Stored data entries
template <int CW, bool SHF, bool PM, bool FFA>
__device__ __forceinline__ void split_walk(const RolloutArgs& a, int64_t b, double* smem,
                                           int* flag, const double* __restrict__ kg,
                                           const double* __restrict__ scanP,
                                           const double* __restrict__ kxp,
                                           double* __restrict__ hist) {
  using ZL = ZrLayout<CW>;
  const int tid = threadIdx.x, lane = tid & 63, axis = tid >> 6;
  const int n = a.n, nsteps = n - 1;
  double f[CW];
  double pf0 = 0.0, pf1 = 0.0;
  tl_stamp(a, b, 0);
  const double* xb = a.x0 + b * 6 + 3 * axis;
  const double xi[3] = {xb[0], xb[1], xb[2]};
  const double kk = (axis == 1 && a.kick != nullptr) ? a.kick[b] : 0.0;
  if constexpr (SHF) {
    const double* fp = a.fsh + axis * a.fstride + lane * CW;
#pragma unroll
    for (int q = 0; q < CW; ++q) f[q] = fp[q];
  } else {
    double* zr0 = smem;
    double* zr1 = zr0 + a.lzp;
    if constexpr (PM) __builtin_amdgcn_s_setprio(3);
    AxisBounds<CW> r;
    axis_load<CW>(a, b, tid, r);
    const double2 hl = reinterpret_cast<const double2*>(a.zmax + b * a.bstride)[n - 1];
    const double2 ll = reinterpret_cast<const double2*>(a.zmin + b * a.bstride)[n - 1];
    double* Ts = smem + 2 * a.lzp;
    if (a.ksum != nullptr)
      for (int i = tid; i < ksum_rows(a.hN); i += 128) Ts[i] = a.ksum[i];
    if (a.pf_ahead > 0 && b + a.pf_ahead < a.B) {
      const double* src = (tid < 64 ? a.zmax : a.zmin) + (b + a.pf_ahead) * a.bstride;
      const int ln = tid & 63, nd = 2 * n;
      pf0 = src[min(ln * 8, nd - 1)];
      pf1 = src[min(ln * 8 + 512, nd - 1)];
    }
    if constexpr (PM) __builtin_amdgcn_s_setprio(0);
#pragma unroll
    for (int u = 0; u < AxisBounds<CW>::PF2; ++u) {
      const int t = u * 128 + tid;
      if (t < n) {
        zr0[ZL::idx(t)] = (r.hi[u].x + r.lo[u].x) / 2;
        zr1[ZL::idx(t)] = (r.hi[u].y + r.lo[u].y) / 2;
      }
    }
    {
      const double l0 = (hl.x + ll.x) / 2, l1 = (hl.y + ll.y) / 2;
      for (int t = n + tid; t < a.lz; t += 128) {
        zr0[ZL::idx(t)] = l0;
        zr1[ZL::idx(t)] = l1;
      }
    }
    __syncthreads();
    tl_stamp(a, b, 1);
    const bool sparse = a.ksum != nullptr && !dbgb(a, 1) &&
                        axis_correlate_sparse<CW>(a, axis ? zr1 : zr0, Ts, lane, f);
    if (sparse) {
    } else if constexpr (FFA && (CW & 1))
      axis_correlate_ffa<CW>(a, kg, axis ? zr1 : zr0, lane, f);
    else
      axis_correlate<CW>(a, kg, axis ? zr1 : zr0, lane, f);
    __syncthreads();
    tl_stamp(a, b, 2);
  }
  const int64_t kick_step = (axis == 1) ? kick_step_of(a, b) : -1;
  const LipmConsts lc = a.lc;
  const double kx0 = kxp[0], kx1 = kxp[1], kx2 = kxp[2];
  const int mbeg = lane * CW;
  double sv[3] = {0.0, 0.0, 0.0};
  {
    const double* Gc = scanP + kScanGOff;
#pragma unroll
    for (int q = 0; q < CW; ++q) {
      const double* gq = Gc + (CW - 1 - q) * 6;
#pragma unroll
      for (int i = 0; i < 3; ++i) sv[i] = fma(gq[i], f[q], sv[i]);
    }
    const int64_t qk = kick_step - mbeg;
    if (qk >= 0 && qk < CW && kick_step < nsteps) {
      const double* ek = Gc + (CW - 1 - (int)qk) * 6 + 3;
#pragma unroll
      for (int i = 0; i < 3; ++i) sv[i] = fma(-kk, ek[i], sv[i]);
    }
  }
  const double* Pp = scanP + (CW - 1) * kScanStride;
  if (lane == 0) {
    double t[3];
    Mat3 P;
#pragma unroll
    for (int q = 0; q < 9; ++q) P.m[q] = Pp[q];
    matvec3(P, xi, t);
    for (int i = 0; i < 3; ++i) sv[i] += t[i];
  }
  if (!dbgb(a, 2)) scan_dpp(sv, lane, Pp, scanP + kScanPowOff + (CW - 1) * 33 * 9);
  double x[3];
#pragma unroll
  for (int i = 0; i < 3; ++i) {
    const double p = dpp_f64<0x138, 0xF>(sv[i]);
    x[i] = (lane == 0) ? xi[i] : p;
  }
  double* stage = smem;
  if (lane == 0) {
    stage[3 * axis + 0] = xi[0];
    stage[3 * axis + 1] = xi[1];
    stage[3 * axis + 2] = xi[2];
  }
#pragma unroll
  for (int q = 0; q < CW; ++q) {
    const int m = mbeg + q;
    if (m < nsteps) {
      const double u = f[q] - (kx0 * x[0] + kx1 * x[1] + kx2 * x[2]);
      double xn[3];
      lipm_step(lc, x, u, xn);
      if (m == kick_step) xn[1] -= kk;
      double* o = stage + HistLayout<CW>::row(m + 1) + 3 * axis;
      o[0] = xn[0];
      o[1] = xn[1];
      o[2] = xn[2];
#pragma unroll
      for (int i = 0; i < 3; ++i) x[i] = xn[i];
    }
  }
  if (a.status != nullptr) {
    const bool finite = isfinite(x[0]) && isfinite(x[1]) && isfinite(x[2]);
    const unsigned long long bad = __ballot(!finite);
    if (lane == 0) flag[axis] = bad ? ZMPC_ST_NONFINITE : 0;
  }
  __syncthreads();
  tl_stamp(a, b, 3);
  if (!dbgb(a, 4)) {
    if constexpr (PM) __builtin_amdgcn_s_setprio(3);
    const double2* src = reinterpret_cast<const double2*>(stage);
    double2* dst = reinterpret_cast<double2*>(hist + b * (int64_t)n * 6);
    const int ne = n * 3;
    int e = tid;
    if constexpr (HistLayout<CW>::kPad == 0) {
      for (; e + 3 * 128 < ne; e += 4 * 128) {
        const double2 v0 = src[e], v1 = src[e + 128], v2 = src[e + 256], v3 = src[e + 384];
        st_nt2(&dst[e], v0);
        st_nt2(&dst[e + 128], v1);
        st_nt2(&dst[e + 256], v2);
        st_nt2(&dst[e + 384], v3);
      }
      for (; e < ne; e += 128) st_nt2(&dst[e], src[e]);
    } else {
      auto at = [](int e2) {
        const int r = e2 / 3;
        return e2 + (r >= 1 ? (r - 1) / HistLayout<CW>::kSpan : 0) * (HistLayout<CW>::kPad / 2);
      };
      for (; e + 3 * 128 < ne; e += 4 * 128) {
        const double2 v0 = src[at(e)], v1 = src[at(e + 128)], v2 = src[at(e + 256)],
                      v3 = src[at(e + 384)];
        st_nt2(&dst[e], v0);
        st_nt2(&dst[e + 128], v1);
        st_nt2(&dst[e + 256], v2);
        st_nt2(&dst[e + 384], v3);
      }
      for (; e < ne; e += 128) st_nt2(&dst[e], src[at(e)]);
    }
    if constexpr (PM) __builtin_amdgcn_s_setprio(0);
  }
  tl_stamp(a, b, 4);
  if (a.status != nullptr && tid == 0) a.status[b] = flag[0] | flag[1];
  if (a.dbg < 0) hist[tid] = pf0 + pf1;
}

## What you will do:
From the records above, reproduce exactly the lines from the one with "double* zr1 = zr0 + a.lzp;" to the one with "const double kx0", both included, and no others.

## Response area:
    double* zr1 = zr0 + a.lzp;
    if constexpr (PM) __builtin_amdgcn_s_setprio(3);
    AxisBounds<CW> r;
    axis_load<CW>(a, b, tid, r);
    const double2 hl = reinterpret_cast<const double2*>(a.zmax + b * a.bstride)[n - 1];
    const double2 ll = reinterpret_cast<const double2*>(a.zmin + b * a.bstride)[n - 1];
    double* Ts = smem + 2 * a.lzp;
    if (a.ksum != nullptr)
      for (int i = tid; i < ksum_rows(a.hN); i += 128) Ts[i] = a.ksum[i];
    if (a.pf_ahead > 0 && b + a.pf_ahead < a.B) {
      const double* src = (tid < 64 ? a.zmax : a.zmin) + (b + a.pf_ahead) * a.bstride;
      const int ln = tid & 63, nd = 2 * n;
      pf0 = src[min(ln * 8, nd - 1)];
      pf1 = src[min(ln * 8 + 512, nd - 1)];
    }
    if constexpr (PM) __builtin_amdgcn_s_setprio(0);
#pragma unroll
    for (int u = 0; u < AxisBounds<CW>::PF2; ++u) {
      const int t = u * 128 + tid;
      if (t < n) {
        zr0[ZL::idx(t)] = (r.hi[u].x + r.lo[u].x) / 2;
        zr1[ZL::idx(t)] = (r.hi[u].y + r.lo[u].y) / 2;
      }
    }
    {
      const double l0 = (hl.x + ll.x) / 2, l1 = (hl.y + ll.y) / 2;
      for (int t = n + tid; t < a.lz; t += 128) {
        zr0[ZL::idx(t)] = l0;
        zr1[ZL::idx(t)] = l1;
      }
    }
    __syncthreads();
    tl_stamp(a, b, 1);
    const bool sparse = a.ksum != nullptr && !dbgb(a, 1) &&
                        axis_correlate_sparse<CW>(a, axis ? zr1 : zr0, Ts, lane, f);
    if (sparse) {
    } else if constexpr (FFA && (CW & 1))
      axis_correlate_ffa<CW>(a, kg, axis ? zr1 : zr0, lane, f);
    else
      axis_correlate<CW>(a, kg, axis ? zr1 : zr0, lane, f);
    __syncthreads();
    tl_stamp(a, b, 2);
  }
  const int64_t kick_step = (axis == 1) ? kick_step_of(a, b) : -1;
  const LipmConsts lc = a.lc;
  const double kx0 = kxp[0], kx1 = kxp[1], kx2 = kxp[2];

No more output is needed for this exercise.